BEGIN

## Render blend model into an LDS frame before the FFT forward pass

Adds an LDS-resident frame renderer for the inline-render path. Components are scattered as sed times morph into a shared-memory image, with double-buffered unit loads, before the strided forward FFT reads rows from it. This replaces the per-row gather of all components and is meant to cut redundant global reads and per-item component scans. The cost is extra LDS barriers per tile. It reuses the FFT transpose buffer, so it is guarded by a fit check, a thread-count check and an env toggle, with mode 2 keeping the old gather.

```diff
diff --git a/scarlet_amd/batch.py b/scarlet_amd/batch.py
--- a/scarlet_amd/batch.py
+++ b/scarlet_amd/batch.py
@@ -623,7 +623,7 @@
         _lib.check(self._lib.smi_batch_set_sub_ranges(self._h, int(n)))
 
     def set_inline_render(self, on):
-        _lib.check(self._lib.smi_batch_set_inline_render(self._h, int(bool(on))))
+        _lib.check(self._lib.smi_batch_set_inline_render(self._h, 2 if int(on) == 2 else int(bool(on))))
 
     def sub_ranges(self):
         n = ctypes.c_int32()
diff --git a/scarlet_amd/csrc/batch.hip b/scarlet_amd/csrc/batch.hip
--- a/scarlet_amd/csrc/batch.hip
+++ b/scarlet_amd/csrc/batch.hip
@@ -177,7 +177,7 @@
     std::vector<char> is_point;
     int n_shift = 0, max_box_side = 1, max_box_w = 1;
     float *shift_scratch = nullptr;
-    bool inline_render = true;
+    int inline_render = 1;
     float *morph_param = nullptr, *c_shift_step = nullptr, *c_shift_rel = nullptr;
     int32_t *c_shift_fft = nullptr;
     std::vector<char> is_shift;
@@ -250,6 +250,14 @@
 };
 
 namespace {
+
+static int32_t render_lds(const smi_batch *b) {
+    static const bool allowed = [] {
+        const char *e = getenv("SMI_RENDER_LDS");
+        return !(e && e[0] == '0');
+    }();
+    return allowed && b->inline_render == 1;
+}
 
 void refresh_view(smi_batch *b) {
     BatchView &v = b->view;
@@ -356,6 +364,7 @@
     {
         const int slots = (b->max_box_w + 14) / 16 + 1;
         v.render_slots = slots <= 6 ? slots : 0;
+        v.render_lds = render_lds(b);
     }
     for (const auto &pl : b->plans)
         if (!pl.slots) v.fast_plans = 0;
@@ -2556,7 +2565,7 @@
         const char *e = getenv("SMI_INLINE_RENDER");
         return !(e && e[0] == '0');
     }();
-    return allowed && b->inline_render && b->fused && b->lowres.empty() && b->layers.empty() &&
+    return allowed && b->inline_render != 0 && b->fused && b->lowres.empty() && b->layers.empty() &&
            !b->ks.stamp && b->star.n_star == 0 && b->prof.n_prof == 0 && b->view.render_slots > 0;
 }
 
@@ -2758,7 +2767,9 @@
 
 int smi_batch_set_inline_render(smi_batch *b, int32_t on) {
     SMI_REQUIRE(b != nullptr, "null batch");
-    b->inline_render = on != 0;
+    SMI_REQUIRE(on >= 0 && on <= 2, "inline render: 0 (cube), 1 (default) or 2 (gather)");
+    b->inline_render = on;
+    b->view.render_lds = render_lds(b);
     return SMI_OK;
 }
 
diff --git a/scarlet_amd/csrc/common.h b/scarlet_amd/csrc/common.h
--- a/scarlet_amd/csrc/common.h
+++ b/scarlet_amd/csrc/common.h
@@ -171,6 +171,7 @@
     const int32_t *work;
     int32_t work0;
     int32_t render_slots;
+    int32_t render_lds = 1;
     const int32_t *work_start;
     int32_t nb_total;
     int32_t stage_plan[kNumUpdateClasses];
diff --git a/scarlet_amd/csrc/fused_conv.hip b/scarlet_amd/csrc/fused_conv.hip
--- a/scarlet_amd/csrc/fused_conv.hip
+++ b/scarlet_amd/csrc/fused_conv.hip
@@ -465,6 +465,128 @@
     }
 };
 
+template <int NX1>
+struct FrameRender {
+    static constexpr int kWaves = kThreads / 64, kRows = 48, RC = kRows / kWaves;
+    static constexpr uint32_t kNone = 0x40000000u;
+    static constexpr int kPitch = kF2 * NX1 + 8;
+    const BatchView &v;
+    float *img;
+    int band_c, H, W, wave, lane;
+    struct Lanes {
+        int oy, ox, h, w, mo;
+        float sd;
+    };
+    struct Unit {
+        int oy, ox, r0, c0, r1, c1;
+        float sd;
+        bool live;
+    };
+    Lanes l;
+    unsigned long long todo;
+    int row0, col0, kb;
+    Unit ua;
+    float mva[RC];
+
+    __device__ __forceinline__ void load_lanes(int b) {
+        const int ce = v.comp_start[b + 1], kk = kb + lane;
+        const bool have = kk < ce;
+        l.oy = have ? v.c_oy[kk] : 0;
+        l.ox = have ? v.c_ox[kk] : 0;
+        l.h = have ? v.c_h[kk] : 0;
+        l.w = have ? v.c_w[kk] : 0;
+        l.mo = have ? (int)v.c_moff[kk] : 0;
+        l.sd = have ? v.sed[kk * v.C + band_c] : 0.f;
+        const bool hit = have && l.oy < H && l.oy + l.h > 0 && l.ox < W && l.ox + l.w > 0;
+        todo = __ballot(hit);
+        row0 = col0 = 0;
+    }
+    __device__ __forceinline__ void open(Unit &u, float (&mv)[RC]) {
+        const bool none = todo == 0;
+        const int kl = none ? 0 : __builtin_ctzll(todo);
+        u.oy = __builtin_amdgcn_readlane(l.oy, kl);
+        u.ox = __builtin_amdgcn_readlane(l.ox, kl);
+        const int hh = __builtin_amdgcn_readlane(l.h, kl), w = __builtin_amdgcn_readlane(l.w, kl);
+        const float *mbase = v.morph + __builtin_amdgcn_readlane(l.mo, kl);
+        const plane_t r = band_plane(mbase, hh * w);
+        u.sd = __builtin_bit_cast(float, __builtin_amdgcn_readlane(__builtin_bit_cast(int, l.sd), kl));
+        u.live = !none;
+        const int rlo = max(0, -u.oy), rhi = min(hh, H - u.oy);
+        const int clo = max(0, -u.ox), chi = min(w, W - u.ox);
+        u.r0 = rlo + row0;
+        u.c0 = clo + col0;
+        u.r1 = none ? 0 : rhi;
+        u.c1 = chi;
+        col0 += 64;
+        if (u.c0 + 64 >= chi) {
+            col0 = 0;
+            row0 += kRows;
+            if (u.r0 + kRows >= rhi) {
+                row0 = 0;
+                todo &= todo - 1;
+            }
+        }
+        const int cx = u.c0 + lane;
+        const uint32_t x4 = cx < u.c1 ? 4u * (uint32_t)cx : kNone;
+#pragma unroll
+        for (int i = 0; i < RC; ++i) {
+            const int ry = u.r0 + wave + kWaves * i;
+            const uint32_t o = ry < u.r1 ? (uint32_t)(ry * w) * 4u + x4 : kNone;
+            mv[i] = __builtin_bit_cast(float, __builtin_amdgcn_raw_buffer_load_b32(r, o, 0, 0));
+        }
+    }
+    __device__ __forceinline__ void close(const Unit &u, const float (&mv)[RC]) const {
+        if (!u.live) return;
+        const int cx = u.c0 + lane;
+        float *p = img + (u.oy + u.r0 + wave) * kPitch + u.ox + cx;
+#pragma unroll
+        for (int i = 0; i < RC; ++i) {
+            if (cx < u.c1 && u.r0 + wave + kWaves * i < u.r1)
+                p[kWaves * i * kPitch] = fmaf(u.sd, mv[i], p[kWaves * i * kPitch]);
+        }
+        lds_barrier();
+    }
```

END

# TASK GOAL
Take every line of the material that contains the word "kPitch", and copy it.

# EXPECTED ANSWER
+    static constexpr int kPitch = kF2 * NX1 + 8;
+        float *p = img + (u.oy + u.r0 + wave) * kPitch + u.ox + cx;
+                p[kWaves * i * kPitch] = fmaf(u.sd, mv[i], p[kWaves * i * kPitch]);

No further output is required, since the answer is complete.